Marccus Hendricks
Professor
Marccus D. Hendricks is an Associate Professor of Urban Studies and Environmental Planning and Director of the Stormwater Infrastructure Resilience and Justice (SIRJ) Lab at the University of Maryland. He’s also affiliated with the Departments of Civil and Environmental Engineering and Global, Environmental, and Occupational Health. In 2023, he served as a Senior Advisor for Climate and Environmental Justice in the Biden-Harris Administration at the White House Council on Environmental Quality (CEQ).
Hendricks has over 15 years of experience in environmental planning and infrastructure engineering. He has worked with communities across the U.S., primarily in the southeast, mid-Atlantic, and northeast. To date, he has worked to understand how social processes and development patterns result in hazardous human-built environments, vulnerable infrastructure, and the associated risks and promising adaptation strategies related to, for example, urban stormwater management and flooding, sewer overflows, industrial releases and explosions, and other types of environmental contamination, as matters of environmental justice.
Currently, he co-leads an interdisciplinary team that has been on the ground actively collecting data, including water and soil samples, and responding to the Potomac sewage spill near Washington D.C., estimated to be the largest sewage spill in U.S. history, as part of a multi-year project that originated from pilot work he began in 2018 on infrastructure, sanitary sewer overflows, and basement backups.

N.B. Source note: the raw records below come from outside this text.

template <int NS>
__global__ void __launch_bounds__(GB_THREADS, 2)
gemm_bf_a32_kernel(const float* __restrict__ A32, long long lda32, int K, const GemmBfParams p) {
  constexpr int STAGE_U4 = NS * GB_BM * 4;
  constexpr int EPI_FLOATS = 4 * 32 * 36;
  constexpr int SMEM_BYTES = (2 * STAGE_U4 * 16 > EPI_FLOATS * 4) ? 2 * STAGE_U4 * 16 : EPI_FLOATS * 4;
  __shared__ __attribute__((aligned(16))) char smem[SMEM_BYTES];
  uint4* const sA = reinterpret_cast<uint4*>(smem);
  typedef Split<NS> SP;
  const int tid = threadIdx.x, lane = tid & 63;
  const int wave = __builtin_amdgcn_readfirstlane(tid >> 6);
  const int wm = wave >> 1, wn = wave & 1;
  const int i = lane & 15, kg = lane >> 4;
  const int NT = (p.N + 15) / 16;
  int bx = blockIdx.x, by = blockIdx.y;
  {
    const int total = gridDim.x * gridDim.y;
    const int L = blockIdx.y * gridDim.x + blockIdx.x;
    if ((total & 7) == 0) {
      const int V = (L & 7) * (total >> 3) + (L >> 3);
      by = V / gridDim.x;
      bx = V - by * gridDim.x;
    }
  }
  const int m0 = by * GB_BM, n0 = bx * GB_BN;

  f32x4 accs[SP::NACC][4][2];
#pragma unroll
  for (int c = 0; c < SP::NACC; ++c)
#pragma unroll
    for (int a = 0; a < 4; ++a)
#pragma unroll
      for (int b = 0; b < 2; ++b) accs[c][a][b] = f32x4{0.f, 0.f, 0.f, 0.f};

  const int srow = tid >> 1, shalf = tid & 1;
  const float* __restrict__ arow = A32 + (size_t)(m0 + srow < p.M ? m0 + srow : 0) * lda32;
  const int s_slot0 = srow * 4 + swz_slot(srow, 2 * shalf), s_slot1 = srow * 4 + swz_slot(srow, 2 * shalf + 1);
  float4 pre[4];
#define GA_LOAD(kc_)                                                                         \
  _Pragma("unroll") for (int v = 0; v < 4; ++v) {                                            \
    const int k = (kc_) * 32 + shalf * 16 + v * 4;                                           \
    pre[v] = *reinterpret_cast<const float4*>(arow + (k < K ? k : 0));    \
  }
#define GA_STORE(buf_, kc_)                                                                  \
  {                                                                                          \
    unsigned short h[16][NS];                                                                \
    _Pragma("unroll") for (int v = 0; v < 4; ++v) {                                          \
      if ((kc_) * 32 + shalf * 16 + v * 4 >= K) pre[v] = make_float4(0.f, 0.f, 0.f, 0.f);    \
      split_terms<NS>(pre[v].x, h[4 * v]); split_terms<NS>(pre[v].y, h[4 * v + 1]);          \
      split_terms<NS>(pre[v].z, h[4 * v + 2]); split_terms<NS>(pre[v].w, h[4 * v + 3]);      \
    }                                                                                        \
    _Pragma("unroll") for (int pl = 0; pl < NS; ++pl) {                                      \
      uint4 o0, o1;                                                                          \
      o0.x = h[0][pl] | ((unsigned)h[1][pl] << 16);   o0.y = h[2][pl] | ((unsigned)h[3][pl] << 16);   \
      o0.z = h[4][pl] | ((unsigned)h[5][pl] << 16);   o0.w = h[6][pl] | ((unsigned)h[7][pl] << 16);   \
      o1.x = h[8][pl] | ((unsigned)h[9][pl] << 16);   o1.y = h[10][pl] | ((unsigned)h[11][pl] << 16); \
      o1.z = h[12][pl] | ((unsigned)h[13][pl] << 16); o1.w = h[14][pl] | ((unsigned)h[15][pl] << 16); \
      sA[(buf_) * STAGE_U4 + pl * GB_BM * 4 + s_slot0] = o0;                                 \
      sA[(buf_) * STAGE_U4 + pl * GB_BM * 4 + s_slot1] = o1;                                 \
    }                                                                                        \
  }
  const uint4* b_src = p.wp + lane;
  const int b_tile[2] = {min(n0 / 16 + wn * 2, NT - 1) * 64, min(n0 / 16 + wn * 2 + 1, NT - 1) * 64};
  const size_t b_plane = (size_t)p.KC * NT * 64, b_chunk = (size_t)NT * 64;
  int a_frag[4];
#pragma unroll
  for (int a = 0; a < 4; ++a) {
    const int r = wm * 64 + a * 16 + i;
    a_frag[a] = r * 4 + swz_slot(r, kg);
  }
  uint4 rb0[NS][2], rb1[NS][2];
#define GA_FETCH_B(kc_, dst)                                                                         \
  _Pragma("unroll") for (int pl = 0; pl < NS; ++pl) _Pragma("unroll") for (int b = 0; b < 2; ++b)    \
    dst[pl][b] = b_src[(size_t)pl * b_plane + (size_t)(kc_) * b_chunk + b_tile[b]];
#define GA_STEP(kc_, buf, cur, nxt)                              \
  {                                                                                                  \
    const int kn = min((kc_) + 1, p.KC - 1);                                                         \
    uint4 fa[NS][4];                                                                                 \
    _Pragma("unroll") for (int pl = 0; pl < NS; ++pl) _Pragma("unroll") for (int a = 0; a < 4; ++a)  \
      fa[pl][a] = sA[buf * STAGE_U4 + pl * GB_BM * 4 + a_frag[a]];                                   \
    GA_FETCH_B(kn, nxt)                                                                              \
    __builtin_amdgcn_sched_barrier(0);                                                               \
    _Pragma("unroll") for (int q = 0; q < SP::NPAIR; ++q) {                                          \
      _Pragma("unroll") for (int a = 0; a < 4; ++a) _Pragma("unroll") for (int b = 0; b < 2; ++b)    \
        accs[SP::ACC(q)][a][b] = mfma_split<NS>(fa[SP::PA(q)][a], cur[SP::PB(q)][b], accs[SP::ACC(q)][a][b]); \
    }                                                                                                \
    __builtin_amdgcn_sched_barrier(0);                                                               \
    if ((kc_) + 1 < p.KC) {           \
      GA_STORE(1 - buf, (kc_) + 1)                                                                   \
      if ((kc_) + 2 < p.KC) { GA_LOAD((kc_) + 2) }                                                   \
    }                                                                                                \
    __syncthreads();                                                                                 \
  }
  GA_LOAD(0)
  GA_FETCH_B(0, rb0)
  GA_STORE(0, 0)
  if (p.KC > 1) { GA_LOAD(1) }
  __syncthreads();
  for (int kc = 0; kc < p.KC; kc += 2) {
    GA_STEP(kc, 0, rb0, rb1)
    if (kc + 1 < p.KC) GA_STEP(kc + 1, 1, rb1, rb0)
  }
#undef GA_STEP
#undef GA_FETCH_B
#undef GA_STORE
#undef GA_LOAD
  f32x4 acc[4][2];
#pragma unroll
  for (int a = 0; a < 4; ++a)
#pragma unroll
    for (int b = 0; b < 2; ++b) acc[a][b] = split_result<NS>(accs[0][a][b], accs[SP::NACC - 1][a][b]);

  float* const sC = reinterpret_cast<float*>(smem) + wave * (32 * 36);
  const int col4 = (lane & 7) * 4;
  float4 bv = make_float4(0.f, 0.f, 0.f, 0.f);
  const int ncol = n0 + wn * 32 + col4;
  const bool col_ok = ncol < p.N;
  if (p.bias && col_ok) { bv.x = p.bias[ncol]; bv.y = p.bias[ncol + 1]; bv.z = p.bias[ncol + 2]; bv.w = p.bias[ncol + 3]; }
#pragma unroll
  for (int h = 0; h < 2; ++h) {
#pragma unroll
    for (int a2 = 0; a2 < 2; ++a2)
#pragma unroll
      for (int b = 0; b < 2; ++b)
#pragma unroll
        for (int r = 0; r < 4; ++r) sC[(a2 * 16 + 4 * kg + r) * 36 + b * 16 + i] = acc[2 * h + a2][b][r];
#pragma unroll
    for (int it = 0; it < 4; ++it) {
      const int rl = (lane >> 3) + 8 * it;
      const int m = m0 + wm * 64 + h * 32 + rl;
      const float4 v = *reinterpret_cast<const float4*>(&sC[rl * 36 + col4]);
      if (m < p.M && col_ok)
        *reinterpret_cast<float4*>(p.C + (size_t)m * p.ldc + ncol) = make_float4(v.x + bv.x, v.y + bv.y, v.z + bv.z, v.w + bv.w);
    }
  }
}

}

using namespace slu;

extern "C" size_t slu_gemm_bf16_pack_bytes(int64_t N, int64_t K, int nsplit) {
  return (size_t)nsplit * cdiv(K, 32) * cdiv(N, 16) * 64 * sizeof(uint4);
}

extern "C" int slu_gemm_bf16_pack(const float* W, int64_t ldw, int64_t w_cs, void* packed, int64_t N, int64_t K, int nsplit,
                                  void* stream) {
  SLU_REQUIRE(W && packed && N > 0 && K > 0, "slu_gemm_bf16_pack: bad argument");
  SLU_REQUIRE(nsplit >= 1 && nsplit <= 3, "slu_gemm_bf16_pack: nsplit must be 1 (bf16), 2 (f16x2) or 3 (bf16x3)");
  const int KC = (int)cdiv(K, 32), NT = (int)cdiv(N, 16);
  const int total = KC * NT * 64;
#define SLU_PACK(NS_) hipLaunchKernelGGL(gemm_bf_pack_kernel<NS_>, dim3((total + 255) / 256), dim3(256), 0, (hipStream_t)stream, W, \
                                         (long long)ldw, (long long)w_cs, (uint4*)packed, (int)N, (int)K, KC, NT)
  if (nsplit == 3) SLU_PACK(3); else if (nsplit == 2) SLU_PACK(2); else SLU_PACK(1);
#undef SLU_PACK
  SLU_CHECK_LAUNCH("gemm_bf_pack_kernel");
  return SLU_OK;
}

extern "C" int slu_split_bf16(const float* x, int64_t ldx, void* planes, int64_t plane_stride, int64_t rows,
                              int64_t K, int nsplit, void* stream) {
  SLU_REQUIRE(x && planes && rows > 0 && K > 0, "slu_split_bf16: bad argument");
  SLU_REQUIRE(nsplit >= 1 && nsplit <= 3, "slu_split_bf16: nsplit must be 1 (bf16), 2 (f16x2) or 3 (bf16x3)");
  const int Kp = (int)(cdiv(K, 32) * 32);
  SLU_REQUIRE(plane_stride >= rows * Kp, "slu_split_bf16: plane stride smaller than rows * round_up(K, 32)");
  const long long total = rows * (Kp / 8);
#define SLU_SPLIT(NS_) hipLaunchKernelGGL(split_planes_kernel<NS_>, dim3((unsigned)cdiv(total, 256)), dim3(256), 0, (hipStream_t)stream, x, \
                                          (long long)ldx, (unsigned short*)planes, (long long)plane_stride, (long long)rows, (int)K, Kp)
  if (nsplit == 3) SLU_SPLIT(3); else if (nsplit == 2) SLU_SPLIT(2); else SLU_SPLIT(1);
#undef SLU_SPLIT
  SLU_CHECK_LAUNCH("split_planes_kernel");
  return SLU_OK;
}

While at UMD, Hendricks has received fellowships and career awards from the Gulf Research Program of the National Academies of Science, Engineering, and Medicine and The JPB Environmental Health Fellows Program at Harvard T. H. Chan School of Public Health. His work has been covered by or quoted in the Washington Post, Associated Press, CNN, NPR, Bloomberg, USA Today, and Scientific American, to name a few. Hendricks has a TEDx talk titled “Citizen Participation in Rising Waters;” was selected as one of 50 emerging leaders or “Fixers” in the 2021 Grist 50; served on the U.S. EPA’s Science Advisory Board (SAB) from 2021-2023; and is an author on the Social Systems and Justice chapter of the U.S. Fifth National Climate Assessment. He has a Ph.D. in Urban and Regional Science and a Master of Public Health, both from Texas A&M University.